Bu saldırı, HDK'nin ülkenin kuzeyinde savaş bölgesi dışında kalan alanları hedef almak üzere saldırı ve kamikaze İHA’larının kullanımını genişletmeye başlamasından beri kayıplarla sonuçlanan ilk saldırı oldu.

Yerel kaynaklara göre, kara savunma sistemleri ve sinyal bozucu cihazlar İHA'ları engelledi, ancak bir kısmı hedefi tam olarak vurdu ve üsteki askerler arasında ölüm ve yaralanmalara neden oldu.

Ordu İHA saldırılarını kınadı

3'üncü Piyade Tümeni Komutanı Tümgeneral Hamdan Abdulkadir Davud, İHA kullanımının ‘askerlerle doğrudan karşı karşıya gelme konusundaki yetersizliklerini yansıttığını’ söyledi ve bunu ‘onları katletmeye yönelik umutsuz girişimler’ olarak niteledi.

cdvfgbthy
El-Gadarif’teki Sudan askerleri, Kasım 2024 (AFP)

Çatışmanın iki tarafı olan Sudan ordusu ve HDK, özellikle ülkenin batısındaki Kuzey Darfur eyaletinin başkenti el-Faşir olmak üzere cephelerdeki çatışmalarda İHA’ların kullanımını yoğunlaştırıyor. Ordu, İran yapımı Muhacir 6 ve  Çin yapımı İHA’ları kullanıyor.

Davud, hedef alınan üssü teftiş ederken, ‘Sudan ordusunun yakında zafere ulaşacağına olan güveninin tam olduğunu’ ifade etti. Tümenin Ahlaki Rehberlik Bölümü'ne göre komutanın ziyareti, isyancı HDK milislerini yenmek için savaşa hazır olma durumunu değerlendirmenin bir parçası olarak, birliklerin hazırlık durumunu kontrol etmek ve eğitim programlarını takip etmek için gerçekleşti.

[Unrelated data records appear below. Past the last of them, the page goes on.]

template <class P, int NI, bool STREAM, class XR>
__device__ __forceinline__ void mac_items(const DevTables &T, const u64 *key, int L, int jj, int m, size_t n, size_t w,
                                          const u64 *const (&own)[NI], const uint32_t (&own_elt)[NI], const XR &xrow,
                                          u64 *const (&acc0)[NI], u64 *const (&acc1)[NI])
{
    const typename P::Ctx cx = P::make(T.mods[m], T.modsf[m]);
    const int logn = T.logn;
    const size_t kpoly = (size_t)T.k * n;
    P A[NI];
    auto load_k = [&](int i, ulonglong2 &k0, ulonglong2 &k1) {
        const u64 *kb = key + ((size_t)i * 2 * T.k + m) * n;
        k0 = gld16(kb + 2 * w);
        k1 = gld16(kb + kpoly + 2 * w);
    };
    auto load_x = [&](int i, ulonglong2 (&xb)[NI]) {
#pragma unroll
        for (int e = 0; e < NI; ++e) {
            const u64 *xp = xrow(e, i) + 2 * w;
            xb[e] = STREAM ? nt_load16(xp) : gld16(xp);
        }
    };
    if (jj < L) {
        ulonglong2 xb[NI], k0, k1;
#pragma unroll
        for (int e = 0; e < NI; ++e) xb[e] = gather_pair(own[e], (uint32_t)w, own_elt[e], logn);
        load_k(jj, k0, k1);
        const typename P::K k = P::kin(k0, k1, cx);
#pragma unroll
        for (int e = 0; e < NI; ++e) A[e].mac(P::xin(xb[e], true, cx), k, cx);
    }
    constexpr int G = 1;
    auto digit_at = [&](int r) { return r < jj ? r : r + 1; };
    const int nd = jj < L ? L - 1 : L;
    int r0 = 0;
    for (; r0 + G <= nd; r0 += G) {
        ulonglong2 xb[G][NI], k0[G], k1[G];
#pragma unroll
        for (int g = 0; g < G; ++g) {
            load_x(digit_at(r0 + g), xb[g]);
            load_k(digit_at(r0 + g), k0[g], k1[g]);
        }
        HEFX_STAGE_FENCE();
#pragma unroll
        for (int g = 0; g < G; ++g) {
            const typename P::K k = P::kin(k0[g], k1[g], cx);
#pragma unroll
            for (int e = 0; e < NI; ++e) A[e].mac(P::xin(xb[g][e], false, cx), k, cx);
        }
    }
    for (; r0 < nd; ++r0) {
        ulonglong2 xb[NI], k0, k1;
        load_x(digit_at(r0), xb);
        load_k(digit_at(r0), k0, k1);
        const typename P::K k = P::kin(k0, k1, cx);
#pragma unroll
        for (int e = 0; e < NI; ++e) A[e].mac(P::xin(xb[e], false, cx), k, cx);
    }
#pragma unroll
    for (int e = 0; e < NI; ++e) {
        ulonglong2 r0, r1;
        if (jj < L)
            A[e].template result_data<true>(r0, r1, cx);
        else
            A[e].template result<true>(r0, r1, cx);
        mac_store<STREAM>(acc0[e], acc1[e], w, r0, r1);
    }
}

template <bool STREAM>
__device__ __forceinline__ void mac_unit(const DevTables &T, const KsItem *__restrict__ items, int L, int relin, int count,
                                         const KsScratch &S, int jj, int bl0, size_t w)
{
    const size_t n = (size_t)1 << T.logn;
    const int m = jj < L ? jj : T.k - 1;
    const bool two = bl0 + 1 < count;
    const KsItem it0 = items[bl0], it1 = items[bl0 + (two ? 1 : 0)];
    const int ownrow = jj < L ? jj : 0;
    const u64 *const own[2] = {it0.c_in + ((size_t)(relin ? 2 * L : L) + ownrow) * n,
                               it1.c_in + ((size_t)(relin ? 2 * L : L) + ownrow) * n};
    const uint32_t own_elt[2] = {relin ? 1u : item_elt(it0), relin ? 1u : item_elt(it1)};
    auto xrow2 = [&](int e, int i) { return S.x + (((size_t)(bl0 + e) * L + i) * (L + 1) + jj) * n; };
    auto accrow = [&](int bl, int c) { return S.acc + (((size_t)bl * 2 + c) * (L + 1) + jj) * n; };
    u64 *const acc0[2] = {accrow(bl0, 0), accrow(bl0 + 1, 0)}, *const acc1[2] = {accrow(bl0, 1), accrow(bl0 + 1, 1)};
    mac_dispatch(T, m, L, [&](auto pol) {
        using P = decltype(pol);
        if (two && it1.key == it0.key) {
            mac_items<P, 2, STREAM>(T, it0.key, L, jj, m, n, w, own, own_elt, xrow2, acc0, acc1);
        } else {
            const u64 *const o0[1] = {own[0]}, *const o1[1] = {own[1]};
            const uint32_t e0[1] = {own_elt[0]}, e1[1] = {own_elt[1]};
            u64 *const a00[1] = {acc0[0]}, *const a01[1] = {acc1[0]}, *const a10[1] = {acc0[1]}, *const a11[1] = {acc1[1]};
            mac_items<P, 1, STREAM>(T, it0.key, L, jj, m, n, w, o0, e0, [&](int, int i) { return xrow2(0, i); }, a00, a01);
            if (two)
                mac_items<P, 1, STREAM>(T, it1.key, L, jj, m, n, w, o1, e1, [&](int, int i) { return xrow2(1, i); }, a10, a11);
        }
    });
}

template <bool STREAM>
__global__ __launch_bounds__(256) void ks_mac_kernel(DevTables T, const KsItem *__restrict__ items, int L, int relin,
                                                     int count, KsScratch S)
{
    if (S.gate_mode == 2 && ks_gated_out(S)) return;
    const int jj = blockIdx.y;
#ifdef HEFX_STAMP
    const int wg = blockIdx.x + gridDim.x * (blockIdx.y + gridDim.y * blockIdx.z);
    if (threadIdx.x == 0 && wg < 1024) hefx_stamp_buf[((size_t)2 * 1024 + wg) * 16] = wall_clock64();
#endif
    mac_unit<STREAM>(T, items, L, relin, count, S, jj, 2 * blockIdx.z, (size_t)blockIdx.x * blockDim.x + threadIdx.x);
#ifdef HEFX_STAMP
    if (HEFX_STAMP > 1) asm volatile("s_waitcnt vmcnt(0) lgkmcnt(0)" ::: "memory");
    if (threadIdx.x == 0 && wg < 1024) hefx_stamp_buf[((size_t)2 * 1024 + wg) * 16 + 15] = wall_clock64();
#endif
}

template <int LOGN>
__global__ __launch_bounds__(SplitCfg<LOGN>::T, KsWaves<LOGN>::FWD) void ks_ntt_digits_kernel(DevTables T, int L, int rows,
                                                                             int stream_x, KsScratch S)
{
    extern __shared__ __align__(16) u64 lds[];
    HEFX_STAMP_KERNEL(1);
    HEFX_STAMP_AT(0);
    ntt_digit_row<LOGN>(T, L, rows, stream_x, S, lds);
    HEFX_STAMP_AT(15);
}

template <class P>
__device__ __forceinline__ void mac_gathered(P &A, const typename P::Ctx &cx, const DevTables &T, const KsItem &it,
                                             const u64 *__restrict__ c1, const KsScratch &S, int L, int jj, int m,
                                             size_t n, size_t w)
{
    const uint2 pi = gld_u32x2(it.perm + 2 * w);
    for (int i = 0; i < L; ++i) {
        const u64 *__restrict__ xrow = i == jj ? c1 + (size_t)i * n : S.x + ((size_t)i * (L + 1) + jj) * n;
        ulonglong2 xb;
        xb.x = gld8(xrow + pi.x);
        xb.y = gld8(xrow + pi.y);
        const u64 *kbase = it.key + ((size_t)i * 2 * T.k + m) * n;
        const ulonglong2 k0 = gld16(kbase + 2 * w);
        const ulonglong2 k1 = gld16(kbase + (size_t)T.k * n + 2 * w);
        A.mac(P::xin(xb, i == jj, cx), P::kin(k0, k1, cx), cx);
    }
}

__global__ __launch_bounds__(256) void ks_mac_exact_kernel(DevTables T, const KsItem *__restrict__ items, int L, KsScratch S)
{
    const size_t n = (size_t)1 << T.logn;
    const int jj = blockIdx.y, b = blockIdx.z;
    const int m = jj < L ? jj : T.k - 1;
    const size_t w = (size_t)blockIdx.x * blockDim.x + threadIdx.x;
    const KsItem it = items[b];
    if (w == 0 && jj == 0 && b == 0 && *S.gate == S.gate_tag) atomicAdd(S.gate_hits, 1u);
    const u64 *__restrict__ c1 = it.c_in + (size_t)L * n;
    const u64 *__restrict__ xs = S.x + (size_t)it.dsrc * L * (L + 1) * n;
    mac_dispatch(T, m, L, [&](auto pol) {
        using P = decltype(pol);
// ... 822 lines not shown
    }
}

El-Muakil Üssü, Sudan'ın başkenti Hartum'un 177 kilometre kuzeyinde yer alıyor. Askeri bir kaynağa göre, el-Muakil Üssü’ne yönelik saldırı 11 kamikaze İHA tarafından gerçekleştirilmiş, bunlardan 10'u kara savunma güçleri tarafından düşürülmüş, bir İHA ise bir koğuşa isabet ederek, 10 askerin ölümüne ve hastaneye sevk edilen 5 askerin de yaralanmasına neden oldu.

Şendi'ye yönelik İHA saldırısı birkaç ay içinde düzenlenen dördüncü saldırı oldu.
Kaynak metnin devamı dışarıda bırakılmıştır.